The travel balance surplus — tourism receipts minus what Greeks spend abroad — exceeded €19 billion through October. That figure alone covers roughly two-thirds of Greece's goods trade deficit, underscoring just how central tourism remains to the country's macroeconomic stability.
What's driving the revenue outperformance? Two factors stand out.
First, non-EU markets are contributing disproportionately. Receipts from visitors outside the European Union grew 12.2% to reach €9.11 billion, compared with a 5.8% increase from EU-27 sources (€12.12 billion). This gap reflects Greece's growing success in attracting long-haul travelers — particularly from the United States, where receipts reached €1.54 billion through October, an 8.4% increase — who tend to spend considerably more per trip.
Second, average expenditure per visitor rose to €602.20, a 3.9% increase that masks enormous variation by nationality. American visitors averaged €958.66 per trip in early 2025 — 59% above the overall mean. German travelers, Greece's largest source market by volume, averaged €625.04. The premium attached to long-haul visitors helps explain why the government and industry are investing heavily in new direct air connections to the US, UK, and — for the first time in 2026 — India.
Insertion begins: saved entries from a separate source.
constexpr int kUpdGlobalB = 256;
template <int SP>
constexpr bool chain_b_fits() {
    return 2 * SP * (SP + 1) * 8 <= 150 * 1024;
}
template <int SP, bool BLDS>
constexpr size_t chain_upd_lds() {
    return (size_t)(BLDS ? 2 : 1) * SP * (SP + 1) * sizeof(double);
}
template <int SP, bool BLDS>
__global__ void __launch_bounds__(kNT) k_chain_upd(Chain C, int h) {
    constexpr int T16 = SP / 16, NT = T16 * T16, TPW = (NT + 3) / 4;
    constexpr int LD = SP + 1;
    constexpr bool BL = BLDS && chain_b_fits<SP>();
    extern __shared__ double sm[];
    double* sA = sm;
    double* sB = sm + SP * LD;
    const int t = threadIdx.x, wave = t >> 6, lane = t & 63;
    const int p = 2 * h * blockIdx.x, part = blockIdx.z;
    const int64_t b = blockIdx.y;
    if (p >= C.M) return;
    constexpr int64_t NB = (int64_t)SP * SP;
    const int i = p + h, j = p - h;
    const bool hi = i < C.M, hj = j >= 0;
    const bool hyi = hi && i + h < C.M;
    if ((part == 0 && !hi && !hj) || (part == 1 && !hi) || (part == 2 && !hj)) return;
    const double* Up = hi ? cur_u<SP>(C, b, p, h) : nullptr;
    const double* Lp = hj ? cur_l<SP>(C, b, p, h) : nullptr;
    d4 acc[TPW];
#pragma unroll
    for (int q = 0; q < TPW; ++q) acc[q] = d4{0.0, 0.0, 0.0, 0.0};
    auto product = [&](const double* __restrict__ Ag, const double* __restrict__ Bg) {
        __syncthreads();
        for (int e = t; e < SP * SP; e += kNT) {
            const int r = e / SP, c = e - r * SP;
            sA[r * LD + c] = Ag[e];
            if constexpr (BL) sB[r * LD + c] = Bg[e];
        }
        __syncthreads();
#pragma unroll
        for (int q = 0; q < TPW; ++q) {
            const int tile = wave + 4 * q;
            if (tile < NT) {
                const int I = tile / T16, J = tile % T16;
                const int ra = 16 * I + (lane & 15), kq = lane >> 4, cb = 16 * J + (lane & 15);
                d4 a = acc[q];
#pragma unroll
                for (int kk = 0; kk < SP / 4; ++kk) {
                    const double bv = BL ? sB[(4 * kk + kq) * LD + cb] : Bg[(4 * kk + kq) * SP + cb];
                    a = __builtin_amdgcn_mfma_f64_16x16x4f64(sA[ra * LD + 4 * kk + kq], bv, a, 0, 0, 0);
                }
                acc[q] = a;
            }
        }
    };
    double* out;
    if (part == 0) {
        if (hi) product(Up, cur_l<SP>(C, b, i, h));
        if (hj) product(Lp, cur_u<SP>(C, b, j, h));
        out = C.D + b * C.stride + p * NB;
    } else if (part == 1) {
        if (hyi) product(Up, cur_u<SP>(C, b, i, h));
        out = C.Cl + b * C.wstride + i * NB;
    } else {
        product(Lp, cur_l<SP>(C, b, j, h));
        out = C.Cr + b * C.wstride + j * NB;
    }
#pragma unroll
    for (int q = 0; q < TPW; ++q) {
        const int tile = wave + 4 * q;
        if (tile < NT) {
            const int I = tile / T16, J = tile % T16;
#pragma unroll
            for (int r = 0; r < 4; ++r) {
                const int64_t e = (16 * I + (lane >> 4) + 4 * r) * SP + 16 * J + (lane & 15);
                if (part == 0) out[e] -= acc[q][r];
                else out[e] = -acc[q][r];
            }
        }
    }
}

template <int SP>
__device__ __forceinline__ double row_dot(const double* __restrict__ Mx, int r, const double* x) {
    double a0 = 0.0, a1 = 0.0, a2 = 0.0, a3 = 0.0;
    const double* row = Mx + (int64_t)r * SP;
#pragma unroll 4
    for (int k = 0; k < SP; k += 4) {
        a0 = fma(row[k], x[k], a0);
        a1 = fma(row[k + 1], x[k + 1], a1);
        a2 = fma(row[k + 2], x[k + 2], a2);
        a3 = fma(row[k + 3], x[k + 3], a3);
    }
    return (a0 + a1) + (a2 + a3);
}

struct Rhs {
    double* R;
    int64_t r_inst, r_rhs;
    double* T;
    int64_t t_inst, t_rhs;
};
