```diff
@@ -924,20 +1053,31 @@
 }
 
 template <int C0, int C1, int COUT, int COUT2 = 0>
+__global__ __launch_bounds__(512) __attribute__((amdgpu_waves_per_eu(2, 2))) void conv3x3_halo_pp_kernel(const HaloArgs a) {
+    halo_pp_body<C0, C1, COUT, COUT2, (COUT2 > 0)>(a);
+}
+template <int C0, int C1, int COUT, int COUT2>
+__global__ __launch_bounds__(512) __attribute__((amdgpu_waves_per_eu(2, 2))) void conv3x3_halo_pp_first_kernel(const HaloArgs a) {
+    halo_pp_body<C0, C1, COUT, COUT2, false>(a);
+}
+
+template <int C0, int C1, int COUT, int COUT2 = 0, bool W2FIRST = (COUT2 > 0)>
 static int launch_halo_pp(const HaloArgs &a, hipStream_t s) {
     constexpr int NS1 = round64(PH * PW * (C1 / 8));
     constexpr int NS0 = C0 ? round64(PH0 * PW0 * (C0 / 8)) : 0;
     constexpr int smem = 9 * (C0 + C1) / 8 * COUT * 16 + 2 * (NS0 + NS1) * 16 + 2 * COUT * 4 + 2 * COUT2 * 4;
     static_assert(smem <= 160 * 1024, "LDS budget");
     static v2x_once_per_device attr_once;
-    auto kern = &conv3x3_halo_pp_kernel<C0, C1, COUT, COUT2>;
+    void (*kern)(const HaloArgs);
+    if constexpr (W2FIRST || COUT2 == 0) kern = &conv3x3_halo_pp_kernel<C0, C1, COUT, COUT2>;
+    else kern = &conv3x3_halo_pp_first_kernel<C0, C1, COUT, COUT2>;
     if (v2x_first_use_on_device(attr_once)) {
         (void)hipFuncSetAttribute(reinterpret_cast<const void *>(kern), hipFuncAttributeMaxDynamicSharedMemorySize, smem);
     }
     int grid = 256;
     if (grid > a.n_tiles / 2) grid = a.n_tiles / 2;
     hipLaunchKernelGGL(kern, dim3(grid), dim3(512), smem, s, a);
-    V2X_CHECK_LAUNCH("conv3x3_halo_pp_kernel");
+    V2X_CHECK_LAUNCH(W2FIRST || COUT2 == 0 ? "conv3x3_halo_pp_kernel" : "conv3x3_halo_pp_first_kernel");
     return V2X_OK;
 }
 
@@ -1281,7 +1421,7 @@
     HALO_CASE(0, 64, 64, 0, 0)
     if (C0 == 0 && C1 == 64 && d->Cout == 64 && co2 == 64 && e2 == 1 && d->Cout2 == 64 && a.n_tiles >= 2 && a.n_tiles % 2 == 0 &&
         d->split == 0)
-        return launch_halo_pp<0, 64, 64, 64>(a, s);
+        return (v2x_tune(V2X_TUNE_CHAIN_FORM) & 1) ? launch_halo_pp<0, 64, 64, 64, true>(a, s) : launch_halo_pp<0, 64, 64, 64, false>(a, s);
     HALO_CASE(0, 64, 64, 64, 1)
     HALO_CASE(0, 64, 32, 0, 0)
     HALO_CASE(0, 32, 64, 0, 0)
diff --git a/v2x-sim_amd/csrc/conv_stream.hip b/v2x-sim_amd/csrc/conv_stream.hip
--- a/v2x-sim_amd/csrc/conv_stream.hip
+++ b/v2x-sim_amd/csrc/conv_stream.hip
@@ -480,9 +480,9 @@
 }
 
 
-template <int BCO, int EPI>
-__global__ __launch_bounds__(512) __attribute__((amdgpu_waves_per_eu(2, 2))) void conv3x3_stream8_kernel(const StreamArgs a) {
-    constexpr bool PERSIST = (EPI != SEPI_CHAIN);
+template <int BCO, int EPI, bool CHAIN_PERSIST>
+__device__ __forceinline__ void stream8_body(const StreamArgs &a) {
+    constexpr bool PERSIST = (EPI != SEPI_CHAIN) || CHAIN_PERSIST;
     constexpr int TH = 16, TW = 32;
     constexpr int PW = TW + 2, PH = TH + 2, PW0 = TW / 2 + 2, PH0 = TH / 2 + 2;
     constexpr int TCO = BCO / 16;
@@ -530,7 +530,9 @@
         x0 = (trem - ty * a.tiles_x) * TW;
     };
     auto desc = [&](int n, int y0, int x0, int t, bool hf) -> int {
-        const int L = (wave + 8 * t) * 64 + lane;
+        int ln = lane;
+        if constexpr (EPI == SEPI_CHAIN && CHAIN_PERSIST) asm volatile("v_mbcnt_lo_u32_b32 %0, -1, 0\n\tv_mbcnt_hi_u32_b32 %0, -1, %0" : "=v"(ln));
+        const int L = (wave + 8 * t) * 64 + ln;
         const int pix = L >> 2, phys = L & 3;
         if (!hf) {
             const int pr = pix / PW, pc = pix - pr * PW;
@@ -685,6 +687,15 @@
         relaxed = 2;
     }
     if (grp == 0) __builtin_amdgcn_s_barrier();
+}
+
+template <int BCO, int EPI>
+__global__ __launch_bounds__(512) __attribute__((amdgpu_waves_per_eu(2, 2))) void conv3x3_stream8_kernel(const StreamArgs a) {
+    stream8_body<BCO, EPI, EPI == SEPI_CHAIN>(a);
+}
+template <int BCO>
+__global__ __launch_bounds__(512) __attribute__((amdgpu_waves_per_eu(2, 2))) void conv3x3_stream8_chain1_kernel(const StreamArgs a) {
+    stream8_body<BCO, SEPI_CHAIN, false>(a);
 }
 
 int v2x_conv_stream_pc_launch(const StreamArgs &a, hipStream_t s);
@@ -1031,11 +1042,13 @@
     return V2X_OK;
 }
 
-template <int BCO, int EPI>
+template <int BCO, int EPI, bool CHAIN_PERSIST = (EPI == SEPI_CHAIN)>
 static int launch_stream8(const StreamArgs &a, hipStream_t s) {
     constexpr int smem = RING * BCO * 64 + 2 * PATCH8_BYTES + (EPI == SEPI_CHAIN ? chain_lds_bytes<BCO>() : 0);
     static v2x_once_per_device attr_once;
-    auto kern = &conv3x3_stream8_kernel<BCO, EPI>;
+    void (*kern)(const StreamArgs);
+    if constexpr (EPI != SEPI_CHAIN || CHAIN_PERSIST) kern = &conv3x3_stream8_kernel<BCO, EPI>;
+    else kern = &conv3x3_stream8_chain1_kernel<BCO>;
     if (v2x_first_use_on_device(attr_once)) {
         (void)hipFuncSetAttribute(reinterpret_cast<const void *>(kern), hipFuncAttributeMaxDynamicSharedMemorySize, smem);
     }
@@ -1043,10 +1056,10 @@
     int grid = n_tiles;
     if (v2x_tune(V2X_TUNE_STREAM_PERSIST) != 0) {
         int g = v2x_num_cus() / a.n_co_tiles * a.n_co_tiles;
-        if (EPI != SEPI_CHAIN && g > 0 && g < n_tiles && ((a.C0 + a.C1) >> 5) >= 2) grid = g;
+        if ((EPI != SEPI_CHAIN || CHAIN_PERSIST) && g > 0 && g < n_tiles && ((a.C0 + a.C1) >> 5) >= 2) grid = g;
     }
     hipLaunchKernelGGL(kern, dim3(grid), dim3(512), smem, s, a);
-    V2X_CHECK_LAUNCH("conv3x3_stream8_kernel");
+    V2X_CHECK_LAUNCH((EPI != SEPI_CHAIN || CHAIN_PERSIST) ? "conv3x3_stream8_kernel" : "conv3x3_stream8_chain1_kernel");
     return V2X_OK;
 }
 
@@ -1534,7 +1547,7 @@
             if (grouped && wt >= 1 && d->epilogue != V2X_EPI_GRU) return launch_stream8g<128, SEPI_BF16, true>(a, s);
             if (grouped && wt >= 2 && d->epilogue == V2X_EPI_GRU) return launch_stream8g<96, SEPI_GRU, true>(a, s);
             if (d->epilogue == V2X_EPI_GRU) return grouped ? launch_stream8g<96, SEPI_GRU>(a, s) : launch_stream8<96, SEPI_GRU>(a, s);
-            if (chain) return launch_stream8<128, SEPI_CHAIN>(a, s);
+            if (chain) return (v2x_tune(V2X_TUNE_CHAIN_FORM) & 2) ? launch_stream8<128, SEPI_CHAIN, true>(a, s) : launch_stream8<128, SEPI_CHAIN, false>(a, s);
             return grouped ? launch_stream8g<128, SEPI_BF16>(a, s) : launch_stream8<128, SEPI_BF16>(a, s);
         }
     }
diff --git a/v2x-sim_amd/v2x_sim_amd/ops.py b/v2x-sim_amd/v2x_sim_amd/ops.py
--- a/v2x-sim_amd/v2x_sim_amd/ops.py
+++ b/v2x-sim_amd/v2x_sim_amd/ops.py
@@ -80,6 +80,8 @@
                 wt = tuning.get("STREAM_WT")
                 tiled = (wt >= 1 and epi == 0) or (wt >= 2 and epi == 2)
                 return "conv3x3_stream8g_kernel<%d, %d, %s>" % (rows, epi, "true" if tiled else "false")
+            if epi == 1 and tuning.get("CHAIN_FORM") & 2 == 0:
+                return "conv3x3_stream8_chain1_kernel<%d>" % rows
             return "conv3x3_stream8_kernel<%d, %d>" % (rows, epi)
         return "conv3x3_stream_kernel<%d, %d, %d, %d, false>" % (rows, th, tw, epi)
     if pc.w_layout == 4:
@@ -93,6 +95,8 @@
         if (c0, c1, pc.Cout, co2) == (0, 32, 32, 0):
             return "conv3x3_halo_sb_kernel<0, 32, 32, 0, 0, %s>" % ("true" if bits else "false")
         if (c0, c1, pc.Cout, co2, e2) == (0, 64, 64, 64, 1):
+            if tuning.get("CHAIN_FORM") & 1 == 0:
+                return "conv3x3_halo_pp_first_kernel<0, 64, 64, 64>"
             return "conv3x3_halo_pp_kernel<0, 64, 64, 64>"
         if (c0, c1, pc.Cout, co2) in ((64, 32, 32, 0), (0, 64, 64, 0)) and tuning.get("HALO_PP") != 0:
             return "conv3x3_halo_pp_kernel<%d, %d, %d, 0>" % (c0, c1, pc.Cout)
diff --git a/v2x-sim_amd/v2x_sim_amd/tuning.py b/v2x-sim_amd/v2x_sim_amd/tuning.py
--- a/v2x-sim_amd/v2x_sim_amd/tuning.py
+++ b/v2x-sim_amd/v2x_sim_amd/tuning.py
@@ -3,7 +3,7 @@
 
 _HOST_DEFAULTS = {"CONV_PAIR": 1, "TRAIN_HIP": 1, "TRAIN_GRAPH": 1, "TRAIN_HIP_CONV": 0, "SMALL_BATCH": 2, "WARP_HIP": 1, "WARP_XCD": 1, "SEG_FUSE": 1, "TRAIN_PACK_BATCH": 1, "TRAIN_LOSS_HIP": 1, "TRAIN_GATES_HIP": 1, "PARITY_CLASS": 3, "TAIL_FUSE": 1, "TRAIN_HEAD_PACK": 1, "TRAIN_BN_BIAS_ZERO": 1, "TRAIN_UPCAT_CONV": 1, "TRAIN_SPLITK": 480, "TRAIN_V2V_NHWC": 1, "TRAIN_ADAM_HIP": 1, "SPLITK_TARGET": 320}
 LIBRARY_SWITCHES = ("STREAM_WAVES", "STREAM_G", "STREAM_WT", "STORE_X4", "STREAM_PERSIST", "STREAM_WIDE", "WIDE3", "HALO_PP",
-                    "VOXELIZE_LDS", "WARP_LDS", "S2_G", "GRU_XCD_WALK", "HALO_XCD", "WGRAD_TR", "BN_PARTIAL_T", "WGRAD_REDUCE4", "CONV1X1")
+                    "VOXELIZE_LDS", "WARP_LDS", "S2_G", "GRU_XCD_WALK", "HALO_XCD", "WGRAD_TR", "BN_PARTIAL_T", "WGRAD_REDUCE4", "CONV1X1", "CHAIN_FORM")
 
 
 def _env_int(name, default):
```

Shorter stays, bigger wallets: the new visitor profile
One of the most consequential shifts in Greek tourism is the ongoing compression of average stay length. Visitors spent 4.7 to 4.9 nights in Greece during the 2025 peak season (July–August), down from 5.9 nights in 2024 and 7.4 nights in 2019. That's a 35% reduction in six years.
The pattern is clear: travelers are visiting Greece more frequently but for shorter periods, and they're spending more intensely during those compressed windows. Higher daily spend is more than compensating for fewer nights, resulting in net revenue growth per visitor. But the shift carries operational implications that ripple through the entire hospitality chain — from how hotels price short stays to how tour operators structure multi-day itineraries.
August 2025 recorded 33.94 million overnight stays, a 2.9% increase year-over-year, with international guests accounting for 76.5% of arrivals and 83.8% of overnight stays. The gap between those two percentages tells its own story: international visitors stay longer than domestic ones, making them disproportionately valuable to the accommodation sector.
For travelers planning a trip to Greece, the data suggests that the old model of two-week Mediterranean holidays is giving way to more focused visits — often a week or less — built around specific islands, cities, or experiences. Budget-conscious visitors wondering how much a Greece trip costs should note that while stays are getting shorter, daily costs at upper-tier properties have increased materially, partly driven by new accommodation taxes.
Source markets: the UK's breakout year
Germany held its position as Greece's largest source market in 2025, delivering 5.65 million arrivals (+8.3%) and €3.61 billion in receipts through October. But Germany's revenue growth was nearly flat at just 0.5% — volume is growing, yield is not. The September data was particularly stark: German receipts fell 28.3% that month alone, suggesting price sensitivity among eurozone travelers as the European economy cooled.
The United Kingdom told a different story entirely. UK receipts reached €3.55 billion through October, a 15.1% surge that dramatically narrowed the gap with Germany. October was especially striking, with UK spending up 42.9% year-over-year — an outlier driven by strong late-season demand for Greek islands and an increasingly favorable Sterling-to-Euro exchange rate.
The United States continued its trajectory as Greece's most valuable per-capita market, with receipts reaching €1.54 billion (+8.4%). Italy and France rounded out the top five at €1.27 billion and €1.02 billion respectively. France was the only major market to show an arrival decline (-2.0%), though French visitors still managed to increase their spending.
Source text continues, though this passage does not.